# My noisy Fender Custom Deluxe....



## coyoteblue (Feb 8, 2006)

I recently bought this amp at L&M, used and at a great price. It sounds fantastic at both low and of course higher volumes. After playing it for an hour I started to get crackling sounds. I made sure the tubes were seated properly and still the crackling. I took it back, they sent it to their main repair facility and I got it back yesterday with power tubes replaced. After an hour playing, the crackling again. I saw that the crackling occurred only in the Instrument/Bright channel, so I replaced the V1 and the crackling has mostly disappeared. Now, as I sit 20 feet away, I can hear the amp humming away much louder than a DR I have. A fair bit of hiss but not that unusual. This with no guitar connected, but amp fully on. When I turn up either volume the noise increases, the Mic/Normal channel a bit more than the other. When I turn both up, the noise is about the same, though with more of the Mic channel hum. Every now and then some crackling. So I'm thinking, there are problems here beyond tubes...I should just return it. With regret, because I love the sound, but to have issues from Day One is not a good sign and I'm not one to open it up and look for problems. Would you return it or go through the motions of sending it back in, etc.


----------



## fretzel (Aug 8, 2014)

I experienced crackling/ticking on an amp and it turned out to be my cell phone/wifi interference.


----------



## Paul Running (Apr 12, 2020)

coyoteblue said:


> I recently bought this amp at L&M, used and at a great price. It sounds fantastic at both low and of course higher volumes. After playing it for an hour I started to get crackling sounds. I made sure the tubes were seated properly and still the crackling. I took it back, they sent it to their main repair facility and I got it back yesterday with power tubes replaced. After an hour playing, the crackling again. I saw that the crackling occurred only in the Instrument/Bright channel, so I replaced the V1 and the crackling has mostly disappeared. Now, as I sit 20 feet away, I can hear the amp humming away much louder than a DR I have. A fair bit of hiss but not that unusual. This with no guitar connected, but amp fully on. When I turn up either volume the noise increases, the Mic/Normal channel a bit more than the other. When I turn both up, the noise is about the same, though with more of the Mic channel hum. Every now and then some crackling. So I'm thinking, there are problems here beyond tubes...I should just return it. With regret, because I love the sound, but to have issues from Day One is not a good sign and I'm not one to open it up and look for problems. Would you return it or go through the motions of sending it back in, etc.

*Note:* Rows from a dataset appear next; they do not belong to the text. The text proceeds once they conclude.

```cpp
template <int KS, int D, int ST>
__global__ __launch_bounds__(ST == 2 ? 2 * kCountBlock : kCountBlock) void k_walk_split(const uint8_t* __restrict__ in,
                                                            const gevws_conn_in* __restrict__ conns, uint32_t n,
                                                            gevws_conn_out* __restrict__ cout,
                                                            uint64_t* __restrict__ blk,
                                                            WalkEntry* __restrict__ entries, uint64_t n_entries,
                                                            uint32_t gshift, uint32_t cpb, uint64_t in_bytes,
                                                            uint32_t* __restrict__ done,
                                                            uint64_t* __restrict__ part, uint32_t tag,
                                                            uint64_t max_frames,
                                                            uint64_t payload_cap, gevws_summary* __restrict__ sum,
                                                            gevws_conn_in* __restrict__ segs,
                                                            gevws_conn_out* __restrict__ sout,
                                                            uint8_t* __restrict__ srec,
                                                            uint64_t min_seg = kSplitMinBytes,
                                                            uint32_t* __restrict__ fallbacks = nullptr) {
  static_assert(KS >= 2 && KS <= (int)kSplitMaxLanes && (KS & (KS - 1)) == 0, "KS: a power of two");
  static_assert(ST == 0 || ST == 2, "entries from the lanes or through the writer wave");
  __shared__ __attribute__((aligned(16))) uint32_t s_lds[ST == 2 ? kSplitLdsWords : kCountBlock * kSyncRow];
  __shared__ uint32_t s_head[ST == 2 ? kCountBlock : 1], s_tail[ST == 2 ? kCountBlock : 1];
  __shared__ uint64_t s_ebase[ST == 2 ? kCountBlock : 1], s_ecap[ST == 2 ? kCountBlock : 1];
  uint32_t* const s_row = s_lds;
  const bool walker = ST != 2 || threadIdx.x < 64;
  const uint32_t lane = threadIdx.x & 63, i = lane % KS;
  const uint32_t c = blockIdx.x * cpb + lane / KS;
  const bool active = walker && lane / KS < cpb && c < n;
  const uint64_t v = (uint64_t)c * KS + i;
  gevws_conn_in ci = {0, 0};
  bool oob = false;
  if (active) {
    ci = conns[c];
    oob = ci.off > in_bytes || ci.len > in_bytes - ci.off;
    if (oob) ci = gevws_conn_in{0, 0};
  }
  const uint8_t* s = in + ci.off;
  bool found = active && i == 0;
  uint64_t b = 0;
  if (active && i > 0) {
    const uint64_t kc = ci.len / min_seg < KS ? ci.len / min_seg : KS;
    if (i < kc) {
      const uint64_t seg = ci.len / kc, t = ci.len * i / kc;
      const uint64_t step = seg / (2 * kSyncWindows) > kSyncWin ? seg / (2 * kSyncWindows) : kSyncWin;
      const uint32_t m0 = (uint32_t)s[1] >> 7;
      found = sync_search(s, ci.len, t, step, t + seg * 3 / 4, m0, s_row + lane * kSyncRow, b);
    }
  }
  const uint64_t mine = found ? b : ~0ull;
  uint64_t end = ci.len;
#pragma unroll
  for (int j = KS - 1; j >= 1; --j) {
    const uint64_t y = __shfl(mine, (int)((lane + j) & 63), 64);
    if ((int)i + j < KS && y != ~0ull) end = y;
  }
  const uint64_t sb = found ? b : end;
  const uint64_t slen = found ? end - b : 0;
  gevws_conn_in sg = {ci.off + sb, slen};
  uint64_t ebase = 0, ecap = 0;
  const bool rec0 = active && entry_slots_of(sg, (uint32_t)v, n_entries, gshift, ebase, ecap);
  WalkRes R = walk_res_fresh();
  if constexpr (ST == 2) {
    const WalkRing ring = {reinterpret_cast<WalkEntry*>(s_lds) + lane * kSplitRing, s_head + lane, s_tail + lane};
    if (walker) {
      s_head[lane] = active ? 0u : kRingDone;
      s_tail[lane] = 0;
      s_ebase[lane] = rec0 ? ebase : ~0ull;
      s_ecap[lane] = ecap;
    }
    __syncthreads();
    if (!walker) walk_ring_writer<kSplitGroup, kSplitRing>(entries, ring, s_ebase[lane], s_ecap[lane]);
    else if (active)
      walk_chain<D, 2, kSplitRing>(in + sg.off, sg.len, rec0, ebase, ecap, entries, entries + n_entries + v, R, ring);
  } else if (active) {
    walk_chain<D>(in + sg.off, sg.len, rec0, ebase, ecap, entries, entries + n_entries + v, R);
  }
  const bool last = found && end == ci.len;
  const bool ok = !found || last || (R.st == GEVWS_OK && R.pos == slen);
  uint64_t prevlast = ~0ull;
  bool got = false;
#pragma unroll
  for (int d = 1; d < KS; ++d) {
    const uint64_t ynf = __shfl_up(R.nf, d, 64), ylast = __shfl_up(R.lastf, d, 64);
    if (!got && (int)i >= d && ynf > 0) {
      prevlast = ylast;
      got = true;
    }
  }
  const uint64_t same = R.same + ((R.nf > 0 && got && R.firstf == prevlast) ? 1 : 0);
  uint64_t inf = R.nf, ipb = R.pb;
#pragma unroll
  for (int d = 1; d < KS; d <<= 1) {
    const uint64_t a = __shfl_up(inf, d, 64), q = __shfl_up(ipb, d, 64);
    if ((int)i >= d) {
      inf += a;
      ipb += q;
    }
  }
  uint64_t t_nf = R.nf, t_pb = R.pb, t_pl = R.pl, t_same = same;
  uint64_t t_cons = last ? sb + R.pos : 0;
  int32_t t_st = last ? R.st : 0;
  int t_ok = ok ? 1 : 0;
#pragma unroll
  for (int d = KS / 2; d >= 1; d >>= 1) {
    t_nf += __shfl_xor(t_nf, d, 64);
    t_pb += __shfl_xor(t_pb, d, 64);
    t_pl += __shfl_xor(t_pl, d, 64);
    t_same += __shfl_xor(t_same, d, 64);
    t_cons += __shfl_xor(t_cons, d, 64);
    t_st += __shfl_xor(t_st, d, 64);
    t_ok &= __shfl_xor(t_ok, d, 64);
  }
  const bool valid = t_ok != 0 && !oob;
  uint64_t nf = 0, pb = 0, pl = 0, err = 0, rs = 0;
  if (active) {
    if (valid) {
      segs[v] = sg;
      gevws_conn_out so;
      so.first_frame = inf - R.nf;
      so.consumed = R.pos;
      so.payload_base = ipb - R.pb;
      so.nframes = (uint32_t)R.nf;
      so.status = R.st;
      sout[v] = so;
      srec[v] = R.rec ? 1 : 0;
    }
    if (i == 0) {
      gevws_conn_out o;
      o.first_frame = 0;
      if (oob) {
        o.consumed = 0;
        o.payload_base = 0;
        o.nframes = 0;
        o.status = GEVWS_ERR_INVALID;
      } else if (valid) {
        nf = t_nf;
        pb = t_pb;
        pl = t_pl;
        rs = t_same;
        o.consumed = t_cons;
        o.payload_base = pb;
        o.nframes = (uint32_t)nf;
        o.status = t_st;
      } else {
        if (fallbacks) atomicAdd(fallbacks, 1u);
        WalkRes S = walk_res_fresh();
        walk_chain<0>(s, ci.len, false, 0, 0, entries, entries + n_entries + v, S);
        nf = S.nf;
        pb = S.pb;
        pl = S.pl;
        rs = S.same;
        o.consumed = S.pos;
        o.payload_base = pb;
        o.nframes = (uint32_t)nf;
// ... 704 lines not shown
```

Measured before the change: 2947.

## Align v5 window loads and realign in registers; cooperative line writes in walk writer

The v5 unmask path now rounds each chunk's unaligned source address down to a 16-byte boundary when the frame's bytes allow it. It recovers the payload by funnel-shifting across neighbouring lanes' registers, which avoids split unaligned global loads. The walk ring writer gains a mode where lanes of a wave cooperate to copy whole entry groups as 16-byte stores, replacing the per-lane scalar group copies. Both add cross-lane shuffles and selection logic that cost extra ALU work and complexity, and the old unaligned path is kept as a measurement variant.

After: 2491. 0.845x the previous value.

```diff
diff --git a/gev_amd/csrc/gevws_kernels.hpp b/gev_amd/csrc/gevws_kernels.hpp
--- a/gev_amd/csrc/gevws_kernels.hpp
+++ b/gev_amd/csrc/gevws_kernels.hpp
@@ -375,4 +375,14 @@
   return o;
 }
 
-}
+__device__ __forceinline__ u32x4 funnel16_lane(u32x4 a, u32x4 b, uint32_t m) {
+  const uint32_t r = m & 3;
+  const bool q1 = m & 4, q2 = m & 8;
+  const uint32_t t0 = q1 ? a[1] : a[0], t1 = q1 ? a[2] : a[1], t2 = q1 ? a[3] : a[2], t3 = q1 ? b[0] : a[3],
+                 t4 = q1 ? b[1] : b[0], t5 = q1 ? b[2] : b[1], t6 = q1 ? b[3] : b[2];
+  const uint32_t s0 = q2 ? t2 : t0, s1 = q2 ? t3 : t1, s2 = q2 ? t4 : t2, s3 = q2 ? t5 : t3, s4 = q2 ? t6 : t4;
+  return u32x4{__builtin_amdgcn_alignbyte(s1, s0, r), __builtin_amdgcn_alignbyte(s2, s1, r),
+               __builtin_amdgcn_alignbyte(s3, s2, r), __builtin_amdgcn_alignbyte(s4, s3, r)};
+}
+
+}
diff --git a/gev_amd/csrc/gevws_unmask.hip b/gev_amd/csrc/gevws_unmask.hip
--- a/gev_amd/csrc/gevws_unmask.hip
+++ b/gev_amd/csrc/gevws_unmask.hip
@@ -261,7 +261,7 @@
   uint32_t* tmap;
 };
 
-template <int U>
+template <int U, bool AL>
 __device__ __forceinline__ void unmask_v5_body(const uint8_t* __restrict__ in, const gevws_frame* __restrict__ frames,
                                                const uint32_t* __restrict__ tile_first,
                                                const gevws_summary* __restrict__ sum, uint8_t* __restrict__ out,
@@ -428,7 +428,9 @@
         m[k] = lo16 | (hi16 << 16);
       }
       reinterpret_cast<u32x4*>(own)[j] = m;
-      reinterpret_cast<u32x4*>(L.own + (buf ^ 1) * kWinChunks)[j] = u32x4{0, 0, 0, 0};
+      uint32_t z = 0;
+      __asm__ volatile("" : "+v"(z));
+      reinterpret_cast<u32x4*>(L.own + (buf ^ 1) * kWinChunks)[j] = u32x4{z, z, z, z};
       if (lane == 0) L.wtot[(buf ^ 1) * (kUnmaskBlock / 64) + w] = 0;
     }
     u32x4 v[WT];
@@ -444,6 +446,10 @@
     }
     const uint32_t tl = fresh_tid();
     const uint32_t loff = (tl >> 6) * kQuarter * 16 + (tl & 63) * 16;
+    const uint32_t qend = ((tl >> 6) + 1) * kQuarter * 16;
+    const bool whole = (uint64_t)qend <= wt * kTile;
+    const uint32_t send = whole ? qend : (uint32_t)(wt * kTile);
+    u32x4 e = u32x4{0, 0, 0, 0};
 #pragma unroll
     for (int u = 0; u < WT; ++u) {
       const uint32_t rel = (uint32_t)u * 1024 + loff;
@@ -453,9 +459,21 @@
       v[u] = u32x4{0, 0, 0, 0};
       if ((uint64_t)rel < wt * kTile && p < total) {
         const uint32_t lo = lov[u];
-        rem[u] = L.lend[lo] - (int32_t)rel;
+        const int32_t rb = L.lend[lo] - (int32_t)rel;
+        rem[u] = rb < 0 ? 0 : (rb > 16 ? 16 : rb);
         key[u] = L.key[lo];
-        v[u] = ld16u_stream<true>(in + (p + L.delta[lo]));
+        const uint8_t* a = in + (p + L.delta[lo]);
+        if constexpr (AL) {
+          const uint32_t mis = (uint32_t)(reinterpret_cast<uint64_t>(a) & 15);
+          const bool ends = rel + (uint32_t)rb <= send;
+          const bool ok = ends ? mis + (((uint32_t)rb - 1) & 15) < 16 : whole;
+          if (rb > 0 && mis != 0 && ok && a - mis >= in) {
+            rem[u] |= (int32_t)(mis << 8);
+            a -= mis;
+            if (u == WT - 1 && !ends && (tl & 63) == 63) e = ld16u_stream<true>(a + 16);
+          }
+        }
+        v[u] = ld16u_stream<true>(a);
       }
     }
     __asm__ volatile("" ::: "memory");
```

I would find out what was causing the crackling. I would not let a fault like that cause distress...nip it in the bud man...don't let something like that get the best of you...if you return it, you are passing on this demon to somebody else...stop the cycle here.


----------



## Paul Running (Apr 12, 2020)

fretzel said:


> I experienced crackling/ticking on an amp and it turned out to be my cell phone/wifi interference.








WIFI Interference in tube amp


Hi, I got a vintage tube amp that is really prone tone wifi interference. It has a constant ticking noise when the wifi is on in the house. It doesnt matter if I turn the volume down, so I guess its not the input jack or the cables going to the first gain stages. Is there an obvious thing to...



www.thegearpage.net


----------



## Paul Running (Apr 12, 2020)

coyoteblue said:


> I'm not one to open it up and look for problems.


How confident are you with your electrical knowledge? If you are familiar with electron theory...don't fear electricity, respect it and you will have very little difficulty.
BTW, what's the make model and series of this amp?
Is the issue duplicated in another wall socket?...make sure your mains is clean and regulated..._Déjà vu_


----------



## player99 (Sep 5, 2019)

Fortunately L & M has a "lemon law" policy. It's good for 1 year. If you have sent it back for repair and it's still not working I would claim lemon law. It might be worthwhile to call the head office and clear it first before going to the store, as the store may not be as helpful as head office. That was my experience.


----------



## coyoteblue (Feb 8, 2006)

fretzel said:


> I experienced crackling/ticking on an amp and it turned out to be my cell phone/wifi interference.


IFeeling sort of dumb...I moved it to another room...and the hum was much less. It wasn't the crackling so much as the hum that disturbed me. I'll get something to filter out the hum a bit. Thx.


----------



## coyoteblue (Feb 8, 2006)

Paul Running said:


> WIFI Interference in tube amp
> 
> 
> Hi, I got a vintage tube amp that is really prone tone wifi interference. It has a constant ticking noise when the wifi is on in the house. It doesnt matter if I turn the volume down, so I guess its not the input jack or the cables going to the first gain stages. Is there an obvious thing to...
> ...


Thx...I moved the amp to another room, and lots less hum. The odd thing is this hum wasn't there with my Blues Junior.


----------



## coyoteblue (Feb 8, 2006)

Paul Running said:


> How confident are you with your electrical knowledge? If you are familiar with electron theory...don't fear electricity, respect it and you will have very little difficulty.
> BTW, what's the make model and series of this amp?
> Is the issue duplicated in another wall socket?...make sure your mains is clean and regulated..._Déjà vu_


It's a Fender 57 Custom Deluxe. Turns out it was the socket. What's odd is that I never noticed a comparable hum in any other amp. 5e3'sre perhaps more sensitive to variations in current? Thx.


----------



## coyoteblue (Feb 8, 2006)

player99 said:


> Fortunately L & M has a "lemon law" policy. It's good for 1 year. If you have sent it back for repair and it's still not working I would claim lemon law. It might be worthwhile to call the head office and clear it first before going to the store, as the store may not be as helpful as head office. That was my experience.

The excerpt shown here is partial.